[Records from a data source]
*** Begin section ***
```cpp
template <int RPT, int CPT, bool ROWMAJOR> void xcd2_group_launch_tie(const RrluXcdPlan& plan, const RrluXcdGroupArgs& a, hipStream_t stream)
{
    static std::once_flag attr_once;
    std::call_once(attr_once, [] {
        (void)hipFuncSetAttribute(reinterpret_cast<const void*>(&rrlu_xcd2_group_kernel<RPT, CPT, ROWMAJOR>),
                                  hipFuncAttributeMaxDynamicSharedMemorySize, 160 * 1024);
    });
    hipLaunchKernelGGL((rrlu_xcd2_group_kernel<RPT, CPT, ROWMAJOR>), dim3(plan.grid), dim3(XT), plan.lds_bytes, stream, a);
}
template <int RPT, int CPT> void xcd2_group_launch_rc(const RrluXcdPlan& plan, const RrluXcdGroupArgs& a, bool row_major, hipStream_t stream)
{
    if (row_major) xcd2_group_launch_tie<RPT, CPT, true>(plan, a, stream);
    else xcd2_group_launch_tie<RPT, CPT, false>(plan, a, stream);
}
template <int RPT> void xcd2_group_launch_r(const RrluXcdPlan& plan, const RrluXcdGroupArgs& a, bool row_major, hipStream_t stream)
{
    switch (plan.CPT) {
    case 1: xcd2_group_launch_rc<RPT, 1>(plan, a, row_major, stream); break;
    case 2: xcd2_group_launch_rc<RPT, 2>(plan, a, row_major, stream); break;
    case 3: if constexpr (RPT * 3 <= XCD_MAX_VALUES) xcd2_group_launch_rc<RPT, 3>(plan, a, row_major, stream); break;
    default: if constexpr (RPT * 4 <= XCD_MAX_VALUES) xcd2_group_launch_rc<RPT, 4>(plan, a, row_major, stream); break;
    }
}

#endif

}

#if defined(T4A_XCD2_MULTI_TU)
void rrlu_xcd2m_launch(const RrluXcdPlan& plan, const RrluXcdArgs& a, hipStream_t stream)
{
    const bool ok = xcd2m_launch_rc<24, 1, 1>(plan, a, stream) || xcd2m_launch_rc<24, 2, 1>(plan, a, stream) ||
                    xcd2m_launch_rc<16, 2, 3>(plan, a, stream) || xcd2m_launch_rc<24, 2, 3>(plan, a, stream) ||
                    xcd2m_launch_rc<16, 3, 2>(plan, a, stream) || xcd2m_launch_rc<24, 2, 2>(plan, a, stream);
    if (!ok) throw std::runtime_error("no kernel instantiation for this multi-XCD rrLU plan");
}
#elif !defined(T4A_XCD_GROUP_TU)
void rrlu_xcd2_launch(const RrluXcdPlan& plan, const RrluXcdArgs& a, hipStream_t stream)
{
    switch (plan.RPT) {
#ifdef T4A_XCD_DEV
    case 2: xcd2_launch_r<2>(plan, a, stream); break;
    default: xcd2_launch_r<12>(plan, a, stream); break;
#else
    case 1: xcd2_launch_r<1>(plan, a, stream); break;
    case 2: xcd2_launch_r<2>(plan, a, stream); break;
    case 3: xcd2_launch_r<3>(plan, a, stream); break;
    case 4: xcd2_launch_r<4>(plan, a, stream); break;
    case 6: xcd2_launch_r<6>(plan, a, stream); break;
    case 8: xcd2_launch_r<8>(plan, a, stream); break;
    case 12: xcd2_launch_r<12>(plan, a, stream); break;
    default: xcd2_launch_r<16>(plan, a, stream); break;
#endif
    }
}
#else
void rrlu_xcd2_group_launch(const RrluXcdPlan& plan, const RrluXcdGroupArgs& a, bool tie_row_major, hipStream_t stream)
{
    switch (plan.RPT) {
    case 1: xcd2_group_launch_r<1>(plan, a, tie_row_major, stream); break;
    case 2: xcd2_group_launch_r<2>(plan, a, tie_row_major, stream); break;
    case 3: xcd2_group_launch_r<3>(plan, a, tie_row_major, stream); break;
    case 4: xcd2_group_launch_r<4>(plan, a, tie_row_major, stream); break;
    case 6: xcd2_group_launch_r<6>(plan, a, tie_row_major, stream); break;
    case 8: xcd2_group_launch_r<8>(plan, a, tie_row_major, stream); break;
    case 12: xcd2_group_launch_r<12>(plan, a, tie_row_major, stream); break;
    default: xcd2_group_launch_r<16>(plan, a, tie_row_major, stream); break;
    }
}
#endif

}
```

tensor4all-rs_amd/csrc/tci2.hpp:

```cpp
#pragma once

#include <memory>
#include <vector>

#include "engine.hpp"
#include "stdrng.hpp"
#include "pishard.hpp"
#include "rook.hpp"
#include "tt.hpp"

namespace t4a {

struct IndexSet {
    size_t width = 0;
    size_t count = 0;
    std::vector<uint32_t> d;
    const uint32_t* at(size_t k) const { return d.data() + k * width; }
    void push(const uint32_t* v)
    {
        d.insert(d.end(), v, v + width);
        ++count;
    }
    void clear()
    {
// ... 15 lines not shown
    int sweep_strategy = 2;
    size_t ncheck_history = 3;
    bool strictly_nested = false;
    double tol_margin_global_search = 10.0;
    bool has_seed = false;
    uint64_t seed = 0;
    size_t max_bond_dim_or_max() const
    {
        return max_bond_dim == 0 ? std::numeric_limits<size_t>::max() : max_bond_dim;
    }
    void validate() const;
};

struct FromTensorTrainOptions {
    double tolerance = 1e-12;
    size_t max_bond_dim = 0;
    size_t max_iter = 3;
};

class Tci2 {
    pool::IdleScope idle_scope_;
public:
    explicit Tci2(const std::vector<size_t>& local_dims);
    ~Tci2();

    void set_builtin(int fid, int n_acc, const double* params, const uint64_t* weights);
    void set_callback(t4a_gpu_batch_eval_fn cb, void* ctx);

    size_t len() const { return n_; }
    size_t rank() const;
    std::vector<size_t> link_dims() const;
    double max_bond_error() const;
    void add_global_pivots(const std::vector<std::vector<uint32_t>>& pivots);
    void crossinterpolate2(std::vector<std::vector<uint32_t>> initial_pivots, const TCI2Options& options);
    void optimize(const TCI2Options& options, bool final_sweep1site);
    static void optimize_group(const std::vector<Tci2*>& handles, const TCI2Options& options, bool final_sweep1site);
    static void fill_site_tensors_group(const std::vector<Tci2*>& handles);
    struct OptRun {
        TCI2Options options;
        bool final_sweep1site = false;
        std::vector<size_t> nglobal_hist;
        StdRng rng;
        bool pending_fill = false;
        size_t iter = 0;
        bool done = false;
        double norm = 1.0, abs_tol = 0.0;
        bool is_forward = true, chained = false, fill_ahead = false;
        long ext_idx = -1;
        bool allow_small = true;
        bool small_complete = false;
    };
    bool small_enabled = true;
    std::array<uint64_t, 4> small_stats{{0, 0, 0, 0}};
    uint64_t small_last_clocks_[12] = {0, 0, 0, 0, 0, 0, 0, 0, 0, 0, 0, 0};
    int small_tile_max = 16;
    bool small_stamps = false;
    int small_last_reason_ = 0;
    bool small_engine_eligible(const TCI2Options& options) const;
    bool small_engine_run(OptRun& r);
    void opt_begin(OptRun& r);
    void opt_iter_issue_pending_fill(OptRun& r);
    void opt_end_issue_fill(OptRun& r);
    bool opt_iter_start(OptRun& r, bool defer_launch = false);
    void opt_iter_finish(OptRun& r);
    void opt_end(OptRun& r);
    void sweep2site(bool forward, const TCI2Options& options);
    void sweep1site(bool forward, double rel_tol, double abs_tol, size_t max_bond_dim, bool update_tensors);
    void fill_site_tensors();
    void fill_site_tensors_impl(bool async);
    void fill_wait();
    void export_site_tensors_async(double* d_dst, size_t stride, hipStream_t consumer);
    void export_site_shard_async(double* d_dst, size_t stride, hipStream_t consumer);
    void import_site_shard_async(const double* d_src, size_t stride, size_t per_rank, hipStream_t producer);
    void make_canonical(double rel_tol, double abs_tol, size_t max_bond_dim);
    void invalidate_site_tensors();
    void flush_pivot_errors() { pivot_errors.clear(); }
    void mark_sets_changed()
    {
        chain_.tables_valid = false;
        chain_.digits_stale = false;
    }
    std::array<uint64_t, 5> chain_stats{{0, 0, 0, 0, 0}};
    std::array<uint64_t, 4> chain_stats_ext{{0, 0, 0, 0}};
    const uint64_t* fill_stats() const { return fill_stats_; }
    const RookWork& rook_work() const { return rook_work_; }
    bool chain_enabled = true;
    bool chain_verify = false;
    bool chain_event_timing = false;

    std::vector<double> evaluate(const uint32_t* idx, size_t n_pts);
    double sum();
    std::vector<double> site_tensor_host(size_t site, size_t dims3[3]);

    void assign_from_tensor_train(const TensorTrain& tt, const FromTensorTrainOptions& options);

    size_t n_;
    std::vector<size_t> local_dims;
    std::vector<IndexSet> i_set, j_set;
    struct HistEntry {
        std::vector<IndexSet> is, js;
        bool digits_valid = true;
        std::vector<uint64_t> code;
        size_t cap = 0;
        uint64_t serial = 0;
    };
    std::vector<HistEntry> history;
    void clear_history()
    {
        history.clear();
        chain_.hist_serial += 16;
    }
    void sync_digits();
    std::vector<double> bond_errors, pivot_errors;
    double max_sample_value = 0.0;
    std::vector<DevCore> cores;
    std::vector<size_t> ranks_hist;
    std::vector<double> errors_hist;
    int termination = T4A_GPU_TCI2_MAX_ITERATIONS;
    std::vector<std::array<size_t, 3>> last_sweep_shapes;
    size_t shard_rank = 0, shard_world = 1;
    PiShard pi_shard;
    bool keep_site_tensors = false;
    size_t callback_threads = 1;
    Engine eng;

private:
    enum class FnKind { None, Builtin, Callback };
    FnKind fn_kind_ = FnKind::None;
    FnDevice fn_dev_{};
    std::vector<uint64_t> weights_;
    std::vector<size_t> offset_;
    size_t total_ = 0;
    t4a_gpu_batch_eval_fn cb_ = nullptr;
    void* cb_ctx_ = nullptr;

    IndexSet kronecker_i(size_t p) const;
    IndexSet kronecker_j(size_t p) const;
    static void union_extras(IndexSet& base, const IndexSet& extras);
    void accumulate(const IndexSet& set, size_t first_site, std::vector<uint64_t>& acc) const;

    void eval_matrix(const IndexSet& a, size_t a0, const IndexSet& b, size_t b0, double* d_out,
                     unsigned long long* d_maxbits, const std::vector<uint64_t>* acc_a = nullptr,
                     const std::vector<uint64_t>* acc_b = nullptr);
    void stage_accumulators(const IndexSet& a, size_t a0, const IndexSet& b, size_t b0, const std::vector<uint64_t>* acc_a,
                            const std::vector<uint64_t>* acc_b, const uint64_t** d_ra, const uint64_t** d_rb, bool in_place = false);
    std::vector<double> eval_points_host(const std::vector<uint32_t>& idx, size_t n_pts);
    void require_fn() const;

    struct BondOut {
        LuciResult lu;
    };
    struct SidePrep {
        bool valid = false;
        size_t bond = 0;
        bool cols = false;
        IndexSet set;
        std::vector<uint64_t> acc;
    };
    SidePrep prep_;
    struct Prefetch {
        bool wanted = false;
        size_t bond = 0;
        bool cols = false;
        const IndexSet* extra = nullptr;
        long fill_site = -1;
    } prefetch_;
    struct FillAcc {
        bool valid = false;
        std::vector<uint64_t> accJ, accK, accI;
    };
// ... 135 lines not shown
```

tensor4all-rs_amd/csrc/tci2_chain.hip:

```cpp
#include "tci2.hpp"

#include <algorithm>
#include <atomic>
#include <chrono>
#include <cmath>
#include <cstdlib>

namespace t4a {

namespace {
size_t round_up_sz(size_t v, size_t m) { return (v + m - 1) / m * m; }
std::atomic<int> g_chains_inflight{0};
}
thread_local double g_chain_wait_seconds = 0.0;
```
*** End section ***
What you have to do: Which lines in the data above contain "true"? Show each one.

Task answer:
    if (row_major) xcd2_group_launch_tie<RPT, CPT, true>(plan, a, stream);
        bool is_forward = true, chained = false, fill_ahead = false;
        bool allow_small = true;
    bool small_enabled = true;
    bool chain_enabled = true;
        bool digits_valid = true;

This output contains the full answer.